TARPON SPRINGS — Ilias Skandaliaris had a feeling in his gut over the last few nights. He was restless, couldn’t sleep.

Even so, he said he never could have imagined the “huge blessing” that would come to him on Sunday afternoon.

From the crowd of 55 boys who jumped from dinghies into Spring Bayou during St. Nicholas Cathedral’s 113th Epiphany celebration, Skandaliaris, 17, emerged from the waters grasping the wooden cross tossed in by His Eminence Archbishop Demetrios, Primate of the Greek Orthodox Archdiocese of America.

It is a feat that tradition says brings a year of blessings to the cross retriever, the highlight of the event commemorating the baptism of Jesus Christ by John the Baptist in the Jordan River.

To Skandaliaris, born in Kalymnos, Greece, and raised in Tarpon Springs since he was 3, it was a moment that brought him to tears of joy after years watching others receive the honor.

“I feel like it’s a dream,” Skandaliaris said. “Everything is a blur, everything is fast, everything is love.”

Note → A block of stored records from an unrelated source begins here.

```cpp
size_t p3d_fx_act_image_bytes(int32_t N, int32_t C, int32_t HW);
int32_t p3d_fx_act_image(int32_t mode, const float* x, const float* x2, const float* table, int32_t masked, void* img, int32_t N, int32_t C, int32_t HW, void* stream);
size_t p3d_fx_conv_img_workspace_bytes(const p3d_conv_desc* d, int32_t pass);
int32_t p3d_fx_conv_img_supported(const p3d_conv_desc* d);
int32_t p3d_fx_conv_fwd_img(const p3d_conv_desc* d, const void* x_img, const float* w, const void* wimg, const float* bias, float* y, void* workspace,
                            size_t workspace_bytes, void* stream);
int32_t p3d_fx_conv_dgrad_img(const p3d_conv_desc* d, const void* dy_img, const float* w, const void* wimgT, float* dx, void* workspace, size_t workspace_bytes,
                              void* stream);
int32_t p3d_fx_conv_wgrad_img(const p3d_conv_desc* d, const void* dy_img, const float* x, const void* x_img, float* dw, void* workspace, size_t workspace_bytes,
                              void* stream);

typedef struct p3d_fold_job {
    const float* w;
    const float* conv_bias;
    const float* gamma;
    const float* beta;
    const float* mean;
    const float* var;
    void* out;
    float* bias_out;
    int32_t K, C, RS, c_offset, c_total, kind;
    float eps;
    int32_t reserved;
} p3d_fold_job;
int32_t p3d_fx_fold_bn_images(const void* jobs, int32_t njobs, int32_t blocks, void* stream);
// ... 152 lines not shown
```

Before: 2303 crops/s.

## Add wide 512-thread conv tile doubling N per workgroup for deep-K image-fed convs

Adds a WIDE instance of the image-fed conv kernel that uses 8 waves (4 along N), doubling the N tile per workgroup. Each weight tile loaded into LDS is then reused across twice as many output columns. It is enabled by default for unsplit plain/BN-epilogue forward and dgrad convs where C*taps is at least 1024 and at least the row count. The epilogue partial-sum layout is generalized to the wider tile. The trade-off is one workgroup per CU, a larger LDS footprint and fewer workgroups in the grid, which can reduce occupancy and latency hiding. It also adds test-facing entry points for the partial-sum kernels.

New measurement: 2295 crops/s (median of 2 runs). About the same (-0.3%).

```diff
diff --git a/3d-pose-estimation-with-previleged-information_amd/_lib.py b/3d-pose-estimation-with-previleged-information_amd/_lib.py
--- a/3d-pose-estimation-with-previleged-information_amd/_lib.py
+++ b/3d-pose-estimation-with-previleged-information_amd/_lib.py
@@ -63,6 +63,8 @@
     'p3d_fx_conv_img_supported': (_i32, [_ptr]),
     'p3d_fx_conv_fwd_img': (_i32, [_ptr, _ptr, _ptr, _ptr, _ptr, _ptr, _ptr, _sz, _ptr]),
     'p3d_fx_conv_dgrad_img': (_i32, [_ptr, _ptr, _ptr, _ptr, _ptr, _ptr, _sz, _ptr]),
+    'p3d_fx_conv_img_sums': (_i32, [_ptr, _i32, _ptr, _ptr, _ptr, _ptr, _ptr, _ptr, _ptr, _ptr, _sz, _ptr]),
+    'p3d_fx_conv_img_partial_rows': (_i32, [_ptr, _i32]),
     'p3d_fx_conv_wgrad_img': (_i32, [_ptr, _ptr, _ptr, _ptr, _ptr, _ptr, _sz, _ptr]),
     'p3d_stem_supported': (_i32, [_i32] * 5),
     'p3d_stem_image_bytes': (_sz, [_i32] * 3),
diff --git a/3d-pose-estimation-with-previleged-information_amd/csrc/p3d_block.hip b/3d-pose-estimation-with-previleged-information_amd/csrc/p3d_block.hip
--- a/3d-pose-estimation-with-previleged-information_amd/csrc/p3d_block.hip
+++ b/3d-pose-estimation-with-previleged-information_amd/csrc/p3d_block.hip
@@ -836,6 +836,26 @@
     return fx_conv_dgrad(d, nullptr, w, dx, workspace, workspace_bytes, &f, (hipStream_t)stream);
 }
 
+int32_t p3d_fx_conv_img_sums(const p3d_conv_desc* d, int32_t pass, const void* act_img, const float* w, const void* wimg, float* out, float* partial,
+                             const float* ep_c, const float* ep_tab, void* workspace, size_t workspace_bytes, void* stream) {
+    P3D_REQUIRE(d && act_img && w && out && partial && (pass == 0 || (pass == 1 && ep_c && ep_tab)), "fx_conv_img_sums: null argument or pass %d", pass);
+    FxFuse f{};
+    f.act_img = act_img; f.wimg = wimg; f.partial = partial;
+    if (pass == 0) {
+        P3D_REQUIRE(fx_fwd_applies(d, 32) && d->C % 16 == 0 && (d->H * d->W) % 4 == 0, "fx_conv_img_sums: shape outside the x3 kernels");
+        fx_count(0, d);
+        return fx_conv_fwd(d, nullptr, w, nullptr, out, workspace, workspace_bytes, &f, (hipStream_t)stream);
+    }
+    P3D_REQUIRE(fx_dgrad_applies(d, 32) && d->stride == 1 && d->K % 16 == 0 && (d->Ho * d->Wo) % 4 == 0, "fx_conv_img_sums: shape outside the x3 kernels");
+    f.ep_c = ep_c; f.ep_tab = ep_tab;
+    fx_count(1, d);
+    return fx_conv_dgrad(d, nullptr, w, out, workspace, workspace_bytes, &f, (hipStream_t)stream);
+}
+int32_t p3d_fx_conv_img_partial_rows(const p3d_conv_desc* d, int32_t pass) {
+    if (!d || (pass != 0 && pass != 1)) return 0;
+    return pass == 0 ? fx_partial_rows_fwd(d) : fx_partial_rows_dgrad(d);
+}
+
 int32_t p3d_fx_conv_wgrad_img(const p3d_conv_desc* d, const void* dy_img, const float* x, const void* x_img, float* dw, void* workspace, size_t workspace_bytes,
                               void* stream) {
     P3D_REQUIRE(d && dy_img && (x || x_img) && dw, "fx_conv_wgrad_img: null argument");
diff --git a/3d-pose-estimation-with-previleged-information_amd/csrc/p3d_fx.hip b/3d-pose-estimation-with-previleged-information_amd/csrc/p3d_fx.hip
--- a/3d-pose-estimation-with-previleged-information_amd/csrc/p3d_fx.hip
+++ b/3d-pose-estimation-with-previleged-information_amd/csrc/p3d_fx.hip
@@ -106,17 +106,25 @@
     return p;
 }
 
-template <int AMODE, int PRO, int EPIX, bool TAPI = false>
-__global__ __launch_bounds__(256, 3) void fx_conv_kernel(const FxConvParams p_in) {
+template <int AMODE, int PRO, int EPIX, bool TAPI = false, bool WIDE = false>
+__global__ __launch_bounds__(WIDE ? 512 : 256, WIDE ? 1 : 3) void fx_conv_kernel(const FxConvParams p_in) {
     static_assert(!TAPI || AMODE == 1, "the tap-inner K order is an image-fed instance");
+    static_assert(!WIDE || (AMODE == 1 && PRO == 0 && EPIX <= 3), "the wide tile is an image-fed instance of the plain / BatchNorm epilogues");
     constexpr int EPI = EPIX == 5 ? 1 : EPIX == 6 ? 2 : EPIX == 7 || EPIX == 8 || EPIX == 9 ? 0 : EPIX;
     constexpr bool EM = EPIX == 4 || (EPIX >= 5 && EPIX <= 7);
     const FxConvParams p = fx_class_params(p_in);
     static_assert(AMODE == 0 || PRO == 0, "the partial-convolution factor is applied by the in-kernel split");
-    __shared__ __attribute__((aligned(16))) unsigned char lds[2 * 6 * FX_PIECE];
-    constexpr int BUFB = 6 * FX_PIECE, CH0 = 3 * FX_PIECE;
-    float (*const red)[2][128] = reinterpret_cast<float (*)[2][128]>(lds + 40960);
-    const int t = threadIdx.x, lane = t & 63, wave = __builtin_amdgcn_readfirstlane(t >> 6), wm = wave >> 1, wn = wave & 1;
+    constexpr int WN = WIDE ? 4 : 2;
+    constexpr int NT = 128 * WN, BNP = 64 * WN;
+    constexpr int PIECE_P = BNP * FX_BK * 2;
+    constexpr int EROW = 4 * BNP + 16;
+    constexpr int BUFB = 3 * PIECE_P + 3 * FX_PIECE, CH0 = 3 * PIECE_P;
+    constexpr int RED0 = WIDE ? 64 * EROW : 40960;
+    constexpr int LDSB = 2 * BUFB;
+    static_assert(64 * EROW <= RED0 && RED0 + WN * 3 * 128 * 4 <= LDSB, "LDS layout of the epilogue");
+    __shared__ __attribute__((aligned(16))) unsigned char lds[LDSB];
+    float (*const red)[2][128] = reinterpret_cast<float (*)[2][128]>(lds + RED0);
+    const int t = threadIdx.x, lane = t & 63, wave = __builtin_amdgcn_readfirstlane(t >> 6), wm = wave / WN, wn = wave % WN;
     int bid;
     {
         const int nwg = gridDim.x, q = nwg >> 3, r = nwg & 7, xcd = blockIdx.x & 7, idx = blockIdx.x >> 3;
@@ -124,7 +132,7 @@
     }
     const int tiles_n_all = gridDim.x / p.tiles_m;
     const int tile_m = p.order ? bid / tiles_n_all : bid % p.tiles_m, tile_n = p.order ? bid % tiles_n_all : bid / p.tiles_m;
-    const int m0 = tile_m * FX_BM, n0 = tile_n * FX_BN;
+    const int m0 = tile_m * FX_BM, n0 = tile_n * BNP;
     const int OHW = p.OH * p.OW;
     const int HWi = p.Hi * p.Wi;
     const int nfirst = n0 / OHW;
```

The largest Epiphany celebration in the Western Hemisphere brought an estimated 22,000 people to downtown Tarpon Springs on the cloudless and cool Sunday, according to spokesperson Johanna Kossifidis.

The day began as it does every year, with an 8 a.m. Mass and Divine Liturgy at St. Nicholas that lasts almost four hours.

As Greek chanting reverberated through the sanctuary’s high, decorated ceilings, Stavroula Christesson, 73, lit a candle symbolizing prosperity outside the door.

“It’s good for your health,” said Christesson.

A procession then made its way to the Spring Bayou, with clergy, hierarchs, dignitaries and parishioners surrounded by choir members and folk dancers in traditional garb. The sight brings people from Greece and beyond to Tarpon Springs. Craig Theros, supreme governor of the American Hellenic Educational Progressive Association traveled from Ann Arbor, Mich., to experience Tarpon’s Epiphany, “an item on my bucket list.”

Sophia Carafotes had always observed Epiphany at home in Boston by attending Mass and baking her grandmother’s tsoreki bread, made with a coin in the batter to offer the finder a year of blessings. Now retired, she said it was time to travel to Tarpon Springs to experience the life changing event in the flesh.

“This represents a new beginning, a new start with the new year,” Carafotes said.